Porque cuando Ray vivía, incluso cuando no estaba conmigo, nunca estaba sola; ahora que Ray ha muerto, incluso cuando estoy con otra gente, una multitud de otras personas, nunca estoy no sola.
«La cura para el sentimiento de soledad es estar solos», dice Marianne Moore. ¡Pero cuánto miedo me da la soledad en estos momentos!
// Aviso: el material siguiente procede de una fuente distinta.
__device__ __forceinline__ void bnet_stage_pre(const TrunkBwdNetArgs& a, const TrunkBwdLayerDesc& d, float* Xs, float* rsum, int B, int T4, int tid)
{
    constexpr int DOFF = 4;
    const int TP = T4 + DOFF, RS = trunk_rs(B, T4, 3);
    const int C = d.C;
    const bool pglu = (d.pre == 2);
    const int Cx = pglu ? 2 * C : C;
    const int PB = d.pxB > 0 ? d.pxB : B;
    const float invT = 1.0f / (float)T4;
    const int E = (T4 + 3) >> 2;
    const int items = Cx * B * 4;
    const int nwg = (int)gridDim.x, me = (int)blockIdx.x;
    if (T4 == 16 && !(d.flags & TBWD_SLAB_DY) && ((reinterpret_cast<unsigned long long>(d.dy) | reinterpret_cast<unsigned long long>(d.px) |
                                                   reinterpret_cast<unsigned long long>(d.xout)) & 15ull) == 0) {
        constexpr int U = 4;
        const bool fresh = (d.flags & TBWD_DY_FRESH) != 0;
        const __amdgpu_buffer_rsrc_t rs = __builtin_amdgcn_make_buffer_rsrc(const_cast<float*>(d.dy), 0, C * B * 16 * 4, 0x00020000);
        for (int it0 = 0; it0 < items; it0 += U * kNetThreads) {
            float4 vd[U], v0[U], v1[U];
            float g0[U], b0[U], g1[U], b1[U], m0[U], r0[U], m1[U], r1[U];
#pragma unroll
            for (int u = 0; u < U; ++u) {
                const int item = it0 + u * kNetThreads + tid;
                const bool live = item < items;
                const int q4 = item & 3, row = live ? (item >> 2) : 0;
                const int cx = row / B, b = row - cx * B;
                const bool gate = pglu && cx >= C;
                const int c = gate ? cx - C : cx;
                const long long ro = ((long long)c * B + b) * 16 + q4 * 4;
                const long long po = ((long long)c * PB + b) * 16 + q4 * 4;
                vd[u] = fresh ? __builtin_bit_cast(float4, __builtin_amdgcn_raw_buffer_load_b128(rs, (int)(ro * 4), 0, 16))
                              : *reinterpret_cast<const float4*>(d.dy + ro);
                v0[u] = *reinterpret_cast<const float4*>(d.px + po);
                v1[u] = pglu ? *reinterpret_cast<const float4*>(d.px + po + (long long)C * PB * 16) : make_float4(0.f, 0.f, 0.f, 0.f);
                g0[u] = d.g0[c]; b0[u] = d.b0[c];
                g1[u] = pglu ? d.g1[c] : 0.f; b1[u] = pglu ? d.b1[c] : 0.f;
                const float* st = d.stats + (long long)b * Cx * 2;
                m0[u] = st[2 * c]; r0[u] = st[2 * c + 1];
                m1[u] = pglu ? st[2 * (c + C)] : 0.f; r1[u] = pglu ? st[2 * (c + C) + 1] : 1.f;
            }
#pragma unroll
            for (int u = 0; u < U; ++u) {
                const int item = it0 + u * kNetThreads + tid;
                const bool live = item < items;
                const int q4 = item & 3, row = live ? (item >> 2) : 0;
                const int cx = row / B, b = row - cx * B;
                const bool gate = pglu && cx >= C;
                const float dv[4] = {vd[u].x, vd[u].y, vd[u].z, vd[u].w};
                const float x0[4] = {v0[u].x, v0[u].y, v0[u].z, v0[u].w};
                const float x1[4] = {v1[u].x, v1[u].y, v1[u].z, v1[u].w};
                float dzv[4], xhv[4];
                float s1 = 0.f, s2 = 0.f;
#pragma unroll
                for (int e = 0; e < 4; ++e) {
                    const float xh0 = (x0[e] - m0[u]) * r0[u];
                    float dz, xh;
                    if (pglu) {
                        const float xh1 = (x1[e] - m1[u]) * r1[u];
                        const float sg = sigmoidf_(xh1 * g1[u] + b1[u]);
                        if (gate) { dz = dv[e] * (xh0 * g0[u] + b0[u]) * sg * (1.0f - sg); xh = xh1; }
                        else { dz = dv[e] * sg; xh = xh0; }
                    } else { dz = dv[e]; xh = xh0; }
                    dzv[e] = live ? dz : 0.f; xhv[e] = live ? xh : 0.f;
                    s1 += dzv[e]; s2 += dzv[e] * xhv[e];
                }
                s1 += __shfl_xor(s1, 1, 64); s2 += __shfl_xor(s2, 1, 64);
                s1 += __shfl_xor(s1, 2, 64); s2 += __shfl_xor(s2, 2, 64);
                if (live) {
                    const bool mine = (cx % nwg) == me;
                    const float gr = gate ? g1[u] * r1[u] : g0[u] * r0[u];
                    float o[4];
#pragma unroll
                    for (int e = 0; e < 4; ++e) o[e] = gr * (dzv[e] - s1 * invT - xhv[e] * (s2 * invT));
                    *reinterpret_cast<float4*>(Xs + cx * RS + b * TP + DOFF + q4 * 4) = make_float4(o[0], o[1], o[2], o[3]);
                    if (mine) *reinterpret_cast<float4*>(d.xout + ((long long)cx * B + b) * 16 + q4 * 4) = make_float4(o[0], o[1], o[2], o[3]);
                    if (q4 == 0 && mine) { rsum[((cx / nwg) * B + b) * 2] = s1; rsum[((cx / nwg) * B + b) * 2 + 1] = s2; }
                }
            }
        }
    } else
    for (int it0 = 0; it0 < items; it0 += kNetThreads) {
        const int item = it0 + tid;
        const bool live = item < items;
        const int q4 = item & 3, row = live ? (item >> 2) : 0;
        const int cx = row / B, b = row - cx * B;
        const bool gate = pglu && cx >= C;
        const int c = gate ? cx - C : cx;
        const float g0 = d.g0[c], b0 = d.b0[c];
        const float g1 = pglu ? d.g1[c] : 0.f, b1 = pglu ? d.b1[c] : 0.f;
        const float* st = d.stats + (long long)b * Cx * 2;
        const float m0 = st[2 * c], r0 = st[2 * c + 1];
        const float m1 = pglu ? st[2 * (c + C)] : 0.f, r1 = pglu ? st[2 * (c + C) + 1] : 1.f;
        const int t0 = q4 * E;
        const float* dyr = d.dy + ((long long)c * B + b) * T4 + t0;
        const float* x0r = d.px + ((long long)c * PB + b) * T4 + t0;
        const float* x1r = d.px + ((long long)(c + C) * PB + b) * T4 + t0;
        float vd[8], v0[8], v1[8];
#pragma unroll
        for (int e = 0; e < 8; ++e) {
            const bool ok = live && e < E && (t0 + e) < T4;
            vd[e] = ok ? ((d.flags & TBWD_DY_FRESH) ? __hip_atomic_load(dyr + e, __ATOMIC_RELAXED, __HIP_MEMORY_SCOPE_AGENT) : dyr[e]) : 0.f;
            if (ok && (d.flags & TBWD_SLAB_DY))
                for (int sl = 1; sl < a.nslab; ++sl) vd[e] += a.slabs[(long long)(sl - 1) * a.slab_stride + ((long long)c * B + b) * T4 + t0 + e];
            v0[e] = ok ? x0r[e] : 0.f; v1[e] = (ok && pglu) ? x1r[e] : 0.f;
        }
        float dzv[8], xhv[8];
        float s1 = 0.f, s2 = 0.f;
#pragma unroll
        for (int e = 0; e < 8; ++e) {
            const bool ok = e < E && (t0 + e) < T4;
            const float xh0 = (v0[e] - m0) * r0;
            float dz, xh;
            if (pglu) {
                const float xh1 = (v1[e] - m1) * r1;
                const float sg = sigmoidf_(xh1 * g1 + b1);
                if (gate) { dz = vd[e] * (xh0 * g0 + b0) * sg * (1.0f - sg); xh = xh1; }
                else { dz = vd[e] * sg; xh = xh0; }
            } else { dz = vd[e]; xh = xh0; }
            dzv[e] = ok ? dz : 0.f; xhv[e] = ok ? xh : 0.f;
            s1 += dzv[e]; s2 += dzv[e] * xhv[e];
        }
        s1 += __shfl_xor(s1, 1, 64); s2 += __shfl_xor(s2, 1, 64);
        s1 += __shfl_xor(s1, 2, 64); s2 += __shfl_xor(s2, 2, 64);
        if (live) {
            const bool mine = (cx % nwg) == me;
            const float gr = gate ? g1 * r1 : g0 * r0;
            float* xrow = Xs + cx * RS + b * TP + DOFF;
            float* od = mine ? (d.xout + ((long long)cx * B + b) * T4 + t0) : nullptr;
#pragma unroll
            for (int e = 0; e < 8; ++e) {
                if (e < E && (t0 + e) < T4) {
                    const float dxv = gr * (dzv[e] - s1 * invT - xhv[e] * (s2 * invT));
                    xrow[t0 + e] = dxv;
                    if (od) od[e] = dxv;
                }
            }
            if (q4 == 0 && mine) { rsum[((cx / nwg) * B + b) * 2] = s1; rsum[((cx / nwg) * B + b) * 2 + 1] = s2; }
        }
    }
    trunk_zero_gaps(Xs, Cx, B, TP, RS, DOFF, tid, kNetThreads);
    __syncthreads();
    for (int j = tid; j * nwg + me < Cx; j += kNetThreads) {
        const int cx = j * nwg + me;
        const bool gate = pglu && cx >= C;
        const int c = gate ? cx - C : cx;
        float dgam = 0.f, dbet = 0.f;
        for (int b = 0; b < B; ++b) { dbet += rsum[(j * B + b) * 2]; dgam += rsum[(j * B + b) * 2 + 1]; }
        float* dg = gate ? d.dg1 : d.dg0;
        float* db = gate ? d.db1 : d.db0;
        if (dg) dg[c] += dgam;
        if (db) db[c] += dbet;
    }
}

template <int NA>
__device__ __forceinline__ void bnet_tile(const TrunkBwdLayerDesc& d, int B, int T4, int tile, const float* Xs, float* epi, bool wt,
                                          NetW<3>& pre, float old)
{
    constexpr int KW = 3, DOFF = 4;
    const int tid = threadIdx.x;
    const int lane = tid & 63;
    const int wave = __builtin_amdgcn_readfirstlane(tid >> 6);
    const int l15 = lane & 15, kq = lane >> 4;
    const int TP = T4 + DOFF, RS = trunk_rs(B, T4, 3);
    const int N = B * T4;
    const int Cx = (d.pre == 2) ? 2 * d.C : d.C;
    const int K = Cx * KW;
    const int rows = d.rows, r0 = tile * rows;
    const int k_count = K / kNetWaves;
    const int k_begin = wave * k_count;
    const float* arow = d.wt + (long long)(r0 + (l15 < rows ? l15 : rows - 1)) * K;
    constexpr int NQ = 3, GK = 48, CH = 4;
    const int sgroups = k_count / GK;
    const float* ap = arow + k_begin + 4 * NQ * kq;
    float4 (&wb)[CH][3] = pre.wb;
    int off[NA][NQ][4];
#pragma unroll
    for (int h = 0; h < NA; ++h) {
        const int n = l15 + 16 * h;
        int xcol = B * TP, live = 0;
        if (n < N) { const int b = n / T4, t = n - b * T4; xcol = b * TP + DOFF - 1 + t; live = 1; }
#pragma unroll
        for (int q = 0; q < NQ; ++q)
#pragma unroll
            for (int j = 0; j < 4; ++j) {
                const int kr = 4 * (NQ * kq + q) + j;
                off[h][q][j] = (kr / KW) * RS + xcol + (live ? (kr % KW) : 0);
            }
    }
    f32x4 acc[NA];
#pragma unroll
    for (int h = 0; h < NA; ++h) acc[h] = f32x4{0.f, 0.f, 0.f, 0.f};
    {
        const float* xs = Xs + (k_begin / KW) * RS;
        for (int sg0 = 0; sg0 < sgroups; sg0 += CH) {
            if (sg0 > 0) {
#pragma unroll
                for (int c = 0; c < CH; ++c) {
                    const float* pp = ap + (long long)(sg0 + c < sgroups ? sg0 + c : 0) * GK;
#pragma unroll
                    for (int q = 0; q < NQ; ++q) wb[c][q] = *reinterpret_cast<const float4*>(pp + 4 * q);
                }
            }
#pragma unroll
            for (int c = 0; c < CH; ++c) {
                if (sg0 + c < sgroups) {
                    float xv[NQ][4][NA];
#pragma unroll
                    for (int q = 0; q < NQ; ++q)
#pragma unroll
                        for (int j = 0; j < 4; ++j)
#pragma unroll
                            for (int h = 0; h < NA; ++h) xv[q][j][h] = xs[off[h][q][j]];
#pragma unroll
                    for (int q = 0; q < NQ; ++q) {
                        const float av[4] = {wb[c][q].x, wb[c][q].y, wb[c][q].z, wb[c][q].w};
#pragma unroll
                        for (int j = 0; j < 4; ++j)
#pragma unroll
                            for (int h = 0; h < NA; ++h) acc[h] = MFMA16(av[j], xv[q][j][h], acc[h]);
                    }
                    __builtin_amdgcn_sched_group_barrier(0x100, NQ * 4 * NA, 0);
                    __builtin_amdgcn_sched_group_barrier(0x008, NQ * 4 * NA, 0);
                    xs += (GK / KW) * RS;
                }
            }
        }
    }
    float* red = epi;
#pragma unroll
    for (int h = 0; h < NA; ++h)
#pragma unroll
        for (int r = 0; r < 4; ++r) red[((wave * NA + h) * 4 + r) * kRedPitch + lane] = acc[h][r];
    __syncthreads();
    if (tid < rows * N) {
        const int mrow = tid / N, col = tid - mrow * N;
        const int h = col >> 4, ln = ((mrow >> 2) << 4) + (col & 15), r = mrow & 3;
        float v = 0.f;
#pragma unroll
        for (int w = 0; w < kNetWaves; ++w) v += red[((w * NA + h) * 4 + r) * kRedPitch + ln];
        if (d.flags & TBWD_ACCUMULATE) v += old;
        float* dst = d.out + (long long)(r0 + mrow) * N + col;
        if (wt) st_wt(dst, v); else *dst = v;
    }
}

Hace muchos siglos, los escritores aspiraban a obtener una especie de inmortalidad mediante sus escritos; los sonetos de Shakespeare están llenos de esta esperanza, y los últimos versos de las Metamorfosis de Ovidio muestran esa reivindicación de forma casi desafiante:
Ya he hecho mi trabajo. Perdurará,
confío, más allá de la cólera de Júpiter, el juego y la espada,
más allá de la voracidad del tiempo…
Parte de mí,
la mejor parte, inmortal, ascenderá
sobre las estrellas; mi nombre será recordado
donde el poder romano gobierne tierras conquistadas,
me leerán, y por los siglos de los siglos,
si son ciertas las profecías de los bardos,
estaré vivo eternamente.
(Ovidio, Metamorfosis, «Epílogo»)
En la época contemporánea -al menos en Occidente-, no es sólo que la mayoría de los escritores no crea ya en nada parecido a la «inmortalidad», ni para nuestros libros, ni para nosotros; es que una afirmación así, o incluso un deseo así, tiene un tinte irónico y cómico. Quién podía imaginar, en tiempos de Ovidio, en el siglo I a. C., que un día existiría un mundo en el que las palabras «el poder romano gobierne tierras conquistadas» no tendrían ya ningún significado, como el dios de dioses, «Júpiter». Es triste consuelo -mucho más triste que consuelo- saber que nuestros libros se traducen, se venden y es de suponer que se leen en muchos países, incluso cuando la vida del autor está destrozada; y qué «buena noticia» tan irónica es saber, por un mensaje de correo electrónico recibido la víspera del cumpleaños de Ray, la semana pasada, que en la Powell Library de la Universidad de California en Los Angeles acaba de montarse una muestra muy esperada de la colección que posee el escritor y entrevistador Larry Grobel de mis libros bajo el título joyce carol oates, la wonder woman de la literatura norteamericana («… a lo largo de Cuatro decenios, ha escrito más de ciento quince libros, cincuenta y cinco novelas, más de cuatrocientos relatos breves, más de una docena de libros de no ficción y ensayos, ocho libros de poesía y más de treinta obras de teatro…»).